◆ **WORK INSTRUCTIONS**
Select from the data all lines with the word "nblocks".

(Source records)
▶
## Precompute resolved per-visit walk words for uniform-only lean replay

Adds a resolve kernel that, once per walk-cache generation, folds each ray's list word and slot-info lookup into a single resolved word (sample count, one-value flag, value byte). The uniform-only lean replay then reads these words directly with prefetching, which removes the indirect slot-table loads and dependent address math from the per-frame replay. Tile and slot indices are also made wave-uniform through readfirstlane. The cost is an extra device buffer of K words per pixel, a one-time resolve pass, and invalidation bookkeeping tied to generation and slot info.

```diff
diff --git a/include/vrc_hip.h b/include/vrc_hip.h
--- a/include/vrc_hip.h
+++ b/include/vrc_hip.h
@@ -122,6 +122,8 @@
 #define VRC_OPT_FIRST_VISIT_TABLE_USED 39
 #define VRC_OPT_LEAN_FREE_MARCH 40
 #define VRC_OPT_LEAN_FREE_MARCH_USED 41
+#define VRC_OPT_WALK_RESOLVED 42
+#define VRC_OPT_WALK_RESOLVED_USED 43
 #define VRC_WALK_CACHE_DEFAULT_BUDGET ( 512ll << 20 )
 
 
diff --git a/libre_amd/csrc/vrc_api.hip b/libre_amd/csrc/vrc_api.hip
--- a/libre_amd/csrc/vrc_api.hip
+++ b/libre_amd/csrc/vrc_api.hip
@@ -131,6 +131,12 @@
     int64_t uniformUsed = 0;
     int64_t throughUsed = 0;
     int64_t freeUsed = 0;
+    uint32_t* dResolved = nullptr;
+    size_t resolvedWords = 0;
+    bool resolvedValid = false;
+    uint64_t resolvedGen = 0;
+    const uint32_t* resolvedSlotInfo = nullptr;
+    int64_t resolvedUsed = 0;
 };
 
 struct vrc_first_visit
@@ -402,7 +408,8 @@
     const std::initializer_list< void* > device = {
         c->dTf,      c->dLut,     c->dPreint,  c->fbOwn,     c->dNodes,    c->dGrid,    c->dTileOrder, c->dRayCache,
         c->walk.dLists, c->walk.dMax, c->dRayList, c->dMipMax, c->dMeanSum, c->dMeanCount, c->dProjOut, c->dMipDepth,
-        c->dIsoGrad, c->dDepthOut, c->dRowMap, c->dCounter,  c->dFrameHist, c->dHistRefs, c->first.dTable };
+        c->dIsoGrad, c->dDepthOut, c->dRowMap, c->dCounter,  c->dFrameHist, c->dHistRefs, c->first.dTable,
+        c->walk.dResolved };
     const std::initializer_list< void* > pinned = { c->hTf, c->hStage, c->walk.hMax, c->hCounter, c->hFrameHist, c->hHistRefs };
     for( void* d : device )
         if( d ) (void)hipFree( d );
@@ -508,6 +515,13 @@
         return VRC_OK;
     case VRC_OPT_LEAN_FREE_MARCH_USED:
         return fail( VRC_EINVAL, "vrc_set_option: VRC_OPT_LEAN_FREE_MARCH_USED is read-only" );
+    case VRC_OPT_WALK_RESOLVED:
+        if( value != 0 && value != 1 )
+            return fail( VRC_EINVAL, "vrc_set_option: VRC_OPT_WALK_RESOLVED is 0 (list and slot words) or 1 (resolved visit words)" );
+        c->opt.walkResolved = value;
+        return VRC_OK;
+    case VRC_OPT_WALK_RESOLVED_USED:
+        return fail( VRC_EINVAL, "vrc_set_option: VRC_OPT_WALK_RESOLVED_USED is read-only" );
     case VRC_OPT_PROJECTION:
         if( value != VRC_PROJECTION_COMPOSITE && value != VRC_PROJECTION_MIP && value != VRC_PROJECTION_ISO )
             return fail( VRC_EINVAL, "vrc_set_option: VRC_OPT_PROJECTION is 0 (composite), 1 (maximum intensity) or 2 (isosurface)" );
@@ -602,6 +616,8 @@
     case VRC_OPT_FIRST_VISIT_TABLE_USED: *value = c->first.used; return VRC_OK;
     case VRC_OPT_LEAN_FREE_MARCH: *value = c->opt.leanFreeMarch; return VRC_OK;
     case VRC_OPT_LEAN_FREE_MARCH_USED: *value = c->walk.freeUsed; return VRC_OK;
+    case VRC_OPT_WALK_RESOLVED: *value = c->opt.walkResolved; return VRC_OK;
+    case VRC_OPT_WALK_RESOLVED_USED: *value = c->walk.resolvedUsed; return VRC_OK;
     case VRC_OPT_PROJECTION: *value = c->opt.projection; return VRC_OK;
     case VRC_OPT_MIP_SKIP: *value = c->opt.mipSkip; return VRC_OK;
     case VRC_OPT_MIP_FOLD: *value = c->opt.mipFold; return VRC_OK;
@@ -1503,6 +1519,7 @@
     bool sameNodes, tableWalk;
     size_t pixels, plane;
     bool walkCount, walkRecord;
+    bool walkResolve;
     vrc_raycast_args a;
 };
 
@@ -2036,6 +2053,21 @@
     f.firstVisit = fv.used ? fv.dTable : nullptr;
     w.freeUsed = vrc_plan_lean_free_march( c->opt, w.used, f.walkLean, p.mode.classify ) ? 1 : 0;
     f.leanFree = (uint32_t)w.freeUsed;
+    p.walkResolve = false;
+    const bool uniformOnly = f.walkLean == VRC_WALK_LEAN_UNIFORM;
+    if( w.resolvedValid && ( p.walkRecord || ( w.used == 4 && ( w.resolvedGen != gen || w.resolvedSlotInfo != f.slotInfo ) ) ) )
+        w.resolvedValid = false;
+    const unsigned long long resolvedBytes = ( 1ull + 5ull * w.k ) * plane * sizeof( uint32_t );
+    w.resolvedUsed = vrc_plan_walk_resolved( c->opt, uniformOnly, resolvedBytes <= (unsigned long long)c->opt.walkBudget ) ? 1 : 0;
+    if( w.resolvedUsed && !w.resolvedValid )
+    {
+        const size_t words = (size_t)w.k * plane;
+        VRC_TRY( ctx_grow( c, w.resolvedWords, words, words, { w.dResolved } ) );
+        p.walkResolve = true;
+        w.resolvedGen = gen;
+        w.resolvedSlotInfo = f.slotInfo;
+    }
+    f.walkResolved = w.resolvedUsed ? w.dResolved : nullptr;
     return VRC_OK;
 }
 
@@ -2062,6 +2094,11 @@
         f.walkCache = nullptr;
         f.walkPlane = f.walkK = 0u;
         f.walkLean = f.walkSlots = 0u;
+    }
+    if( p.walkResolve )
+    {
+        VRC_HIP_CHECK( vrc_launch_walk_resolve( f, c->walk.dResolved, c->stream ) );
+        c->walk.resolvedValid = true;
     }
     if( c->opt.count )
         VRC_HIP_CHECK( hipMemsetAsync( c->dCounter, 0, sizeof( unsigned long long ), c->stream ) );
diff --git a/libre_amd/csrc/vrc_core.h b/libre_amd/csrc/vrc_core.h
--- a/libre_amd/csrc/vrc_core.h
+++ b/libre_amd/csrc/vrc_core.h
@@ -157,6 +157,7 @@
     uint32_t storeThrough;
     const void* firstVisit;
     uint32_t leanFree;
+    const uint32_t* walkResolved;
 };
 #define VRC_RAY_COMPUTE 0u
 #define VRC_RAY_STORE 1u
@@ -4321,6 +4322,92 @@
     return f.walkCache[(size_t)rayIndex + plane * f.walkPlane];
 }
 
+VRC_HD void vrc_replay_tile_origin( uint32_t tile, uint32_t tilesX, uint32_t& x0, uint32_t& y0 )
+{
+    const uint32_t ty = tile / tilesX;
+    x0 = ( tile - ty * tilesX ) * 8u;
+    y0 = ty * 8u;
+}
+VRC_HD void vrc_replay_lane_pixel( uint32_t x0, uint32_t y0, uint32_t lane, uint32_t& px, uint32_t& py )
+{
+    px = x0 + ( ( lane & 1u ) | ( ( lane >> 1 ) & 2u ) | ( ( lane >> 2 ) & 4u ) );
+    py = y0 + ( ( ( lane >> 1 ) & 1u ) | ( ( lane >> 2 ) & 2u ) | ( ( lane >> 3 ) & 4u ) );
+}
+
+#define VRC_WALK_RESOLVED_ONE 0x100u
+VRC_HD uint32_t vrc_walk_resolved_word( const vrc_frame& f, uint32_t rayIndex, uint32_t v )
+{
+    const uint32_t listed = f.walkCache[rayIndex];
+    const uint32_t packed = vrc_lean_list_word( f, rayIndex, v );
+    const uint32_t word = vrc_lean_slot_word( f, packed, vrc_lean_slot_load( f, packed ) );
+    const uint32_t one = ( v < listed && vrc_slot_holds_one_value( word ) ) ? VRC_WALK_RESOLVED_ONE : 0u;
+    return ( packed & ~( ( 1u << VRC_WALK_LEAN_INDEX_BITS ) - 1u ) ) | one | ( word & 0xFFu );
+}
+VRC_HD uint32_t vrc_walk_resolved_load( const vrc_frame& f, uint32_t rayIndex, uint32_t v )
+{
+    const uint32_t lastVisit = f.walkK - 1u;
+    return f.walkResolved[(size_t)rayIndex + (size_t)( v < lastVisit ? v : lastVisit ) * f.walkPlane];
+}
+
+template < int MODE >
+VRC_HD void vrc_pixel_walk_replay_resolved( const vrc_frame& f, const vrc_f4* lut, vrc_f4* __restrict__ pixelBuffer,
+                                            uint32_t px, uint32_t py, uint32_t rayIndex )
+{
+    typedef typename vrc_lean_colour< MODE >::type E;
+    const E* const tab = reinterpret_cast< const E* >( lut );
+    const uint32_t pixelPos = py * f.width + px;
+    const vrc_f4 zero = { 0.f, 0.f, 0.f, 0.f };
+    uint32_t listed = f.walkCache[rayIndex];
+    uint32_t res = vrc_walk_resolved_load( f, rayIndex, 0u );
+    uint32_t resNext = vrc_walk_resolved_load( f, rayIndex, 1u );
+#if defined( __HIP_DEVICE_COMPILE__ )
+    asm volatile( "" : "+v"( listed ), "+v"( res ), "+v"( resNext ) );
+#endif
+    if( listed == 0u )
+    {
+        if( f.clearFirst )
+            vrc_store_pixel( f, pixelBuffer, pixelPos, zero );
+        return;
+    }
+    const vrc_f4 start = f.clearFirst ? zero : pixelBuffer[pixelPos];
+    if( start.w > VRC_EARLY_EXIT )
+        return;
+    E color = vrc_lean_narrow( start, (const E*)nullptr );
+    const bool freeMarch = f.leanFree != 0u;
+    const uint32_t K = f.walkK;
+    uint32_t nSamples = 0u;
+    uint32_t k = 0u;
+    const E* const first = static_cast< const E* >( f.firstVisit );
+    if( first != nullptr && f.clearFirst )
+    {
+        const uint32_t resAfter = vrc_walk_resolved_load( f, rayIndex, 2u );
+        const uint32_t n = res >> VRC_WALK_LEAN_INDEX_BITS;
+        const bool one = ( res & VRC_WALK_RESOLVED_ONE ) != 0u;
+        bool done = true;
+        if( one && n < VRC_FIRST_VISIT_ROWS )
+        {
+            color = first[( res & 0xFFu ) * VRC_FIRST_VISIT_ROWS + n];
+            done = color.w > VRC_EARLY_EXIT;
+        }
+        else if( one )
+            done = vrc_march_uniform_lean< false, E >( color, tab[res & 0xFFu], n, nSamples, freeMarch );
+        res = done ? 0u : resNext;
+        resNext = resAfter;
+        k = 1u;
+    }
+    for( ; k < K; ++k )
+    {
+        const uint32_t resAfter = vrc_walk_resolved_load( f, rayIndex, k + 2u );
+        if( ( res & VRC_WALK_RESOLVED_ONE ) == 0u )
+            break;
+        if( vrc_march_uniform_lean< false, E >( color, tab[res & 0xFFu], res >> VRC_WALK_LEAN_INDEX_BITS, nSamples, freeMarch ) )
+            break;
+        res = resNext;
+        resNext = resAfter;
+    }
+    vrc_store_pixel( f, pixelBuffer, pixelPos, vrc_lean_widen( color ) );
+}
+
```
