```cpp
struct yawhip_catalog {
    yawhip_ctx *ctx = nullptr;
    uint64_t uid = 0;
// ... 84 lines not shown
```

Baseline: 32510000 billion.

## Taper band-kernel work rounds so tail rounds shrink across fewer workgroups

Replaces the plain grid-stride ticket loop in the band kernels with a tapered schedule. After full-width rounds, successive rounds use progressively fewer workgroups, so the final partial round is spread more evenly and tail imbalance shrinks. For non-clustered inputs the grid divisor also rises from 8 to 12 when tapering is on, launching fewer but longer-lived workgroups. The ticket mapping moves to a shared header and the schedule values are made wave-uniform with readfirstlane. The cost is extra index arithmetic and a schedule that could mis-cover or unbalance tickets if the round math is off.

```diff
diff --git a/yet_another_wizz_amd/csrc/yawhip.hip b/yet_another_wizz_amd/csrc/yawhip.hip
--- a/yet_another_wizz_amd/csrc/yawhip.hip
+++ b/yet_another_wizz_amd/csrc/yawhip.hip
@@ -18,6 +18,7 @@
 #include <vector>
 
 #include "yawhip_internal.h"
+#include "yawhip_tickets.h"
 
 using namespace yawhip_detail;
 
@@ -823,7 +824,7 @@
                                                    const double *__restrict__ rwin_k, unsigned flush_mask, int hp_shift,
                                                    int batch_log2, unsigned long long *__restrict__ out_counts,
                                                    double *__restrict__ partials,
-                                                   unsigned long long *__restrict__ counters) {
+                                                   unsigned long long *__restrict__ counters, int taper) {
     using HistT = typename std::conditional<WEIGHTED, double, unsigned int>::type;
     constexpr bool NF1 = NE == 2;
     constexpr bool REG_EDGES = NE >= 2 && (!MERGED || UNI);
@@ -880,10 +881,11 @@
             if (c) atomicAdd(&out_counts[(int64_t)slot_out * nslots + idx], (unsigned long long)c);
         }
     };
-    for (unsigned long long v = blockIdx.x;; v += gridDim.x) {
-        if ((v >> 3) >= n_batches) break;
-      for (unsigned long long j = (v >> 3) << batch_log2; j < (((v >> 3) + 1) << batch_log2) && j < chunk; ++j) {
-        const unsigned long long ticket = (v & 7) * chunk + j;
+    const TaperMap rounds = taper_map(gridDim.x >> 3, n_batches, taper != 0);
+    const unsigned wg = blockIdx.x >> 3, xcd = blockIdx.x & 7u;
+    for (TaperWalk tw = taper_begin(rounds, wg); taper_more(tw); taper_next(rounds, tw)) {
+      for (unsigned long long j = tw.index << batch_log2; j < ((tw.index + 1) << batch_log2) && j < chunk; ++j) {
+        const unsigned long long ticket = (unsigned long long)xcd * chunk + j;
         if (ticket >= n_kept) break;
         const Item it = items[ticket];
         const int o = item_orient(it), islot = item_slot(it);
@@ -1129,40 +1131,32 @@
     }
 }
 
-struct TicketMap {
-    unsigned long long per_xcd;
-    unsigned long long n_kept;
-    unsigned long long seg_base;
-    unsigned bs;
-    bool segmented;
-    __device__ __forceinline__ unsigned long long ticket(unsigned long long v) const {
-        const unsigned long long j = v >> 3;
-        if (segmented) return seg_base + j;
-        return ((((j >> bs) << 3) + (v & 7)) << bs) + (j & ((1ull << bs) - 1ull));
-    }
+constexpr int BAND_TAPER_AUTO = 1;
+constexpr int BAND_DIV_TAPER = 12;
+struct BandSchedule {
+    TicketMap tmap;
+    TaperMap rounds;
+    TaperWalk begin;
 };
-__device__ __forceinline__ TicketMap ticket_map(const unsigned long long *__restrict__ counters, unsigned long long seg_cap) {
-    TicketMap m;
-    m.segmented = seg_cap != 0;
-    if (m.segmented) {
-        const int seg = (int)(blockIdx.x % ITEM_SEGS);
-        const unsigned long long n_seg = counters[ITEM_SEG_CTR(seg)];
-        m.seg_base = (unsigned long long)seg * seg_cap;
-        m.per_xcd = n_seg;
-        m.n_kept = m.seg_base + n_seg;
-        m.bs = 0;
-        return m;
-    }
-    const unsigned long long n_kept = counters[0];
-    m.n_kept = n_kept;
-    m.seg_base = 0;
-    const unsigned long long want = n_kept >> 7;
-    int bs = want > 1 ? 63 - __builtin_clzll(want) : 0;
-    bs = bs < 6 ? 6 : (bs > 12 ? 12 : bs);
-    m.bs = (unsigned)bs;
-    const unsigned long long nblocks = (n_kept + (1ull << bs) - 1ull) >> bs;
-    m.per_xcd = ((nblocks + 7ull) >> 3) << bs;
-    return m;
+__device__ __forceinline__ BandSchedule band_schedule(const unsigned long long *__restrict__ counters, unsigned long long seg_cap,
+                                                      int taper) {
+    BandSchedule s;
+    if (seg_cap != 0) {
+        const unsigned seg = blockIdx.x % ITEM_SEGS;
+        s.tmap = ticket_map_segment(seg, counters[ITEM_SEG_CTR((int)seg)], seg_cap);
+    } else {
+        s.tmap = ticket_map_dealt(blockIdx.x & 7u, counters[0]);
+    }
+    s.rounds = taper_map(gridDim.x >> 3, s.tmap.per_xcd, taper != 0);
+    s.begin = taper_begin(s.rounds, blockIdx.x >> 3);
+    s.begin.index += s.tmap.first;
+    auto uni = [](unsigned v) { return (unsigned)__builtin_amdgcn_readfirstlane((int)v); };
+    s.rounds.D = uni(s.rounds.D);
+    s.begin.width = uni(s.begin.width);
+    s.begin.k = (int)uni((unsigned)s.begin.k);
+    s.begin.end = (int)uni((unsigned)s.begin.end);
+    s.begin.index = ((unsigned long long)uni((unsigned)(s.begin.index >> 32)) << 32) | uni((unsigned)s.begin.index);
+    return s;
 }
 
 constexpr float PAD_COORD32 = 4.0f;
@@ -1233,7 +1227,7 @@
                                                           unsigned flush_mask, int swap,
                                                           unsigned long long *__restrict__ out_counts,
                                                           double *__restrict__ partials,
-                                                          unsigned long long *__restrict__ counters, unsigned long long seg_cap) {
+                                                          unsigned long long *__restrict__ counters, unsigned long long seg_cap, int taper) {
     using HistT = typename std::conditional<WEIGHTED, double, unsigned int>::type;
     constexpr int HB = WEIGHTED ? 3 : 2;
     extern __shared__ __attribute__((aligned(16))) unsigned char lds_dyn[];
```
◀
◆ **OUTPUT FOR THIS TASK**
-    const unsigned long long nblocks = (n_kept + (1ull << bs) - 1ull) >> bs;
-    m.per_xcd = ((nblocks + 7ull) >> 3) << bs;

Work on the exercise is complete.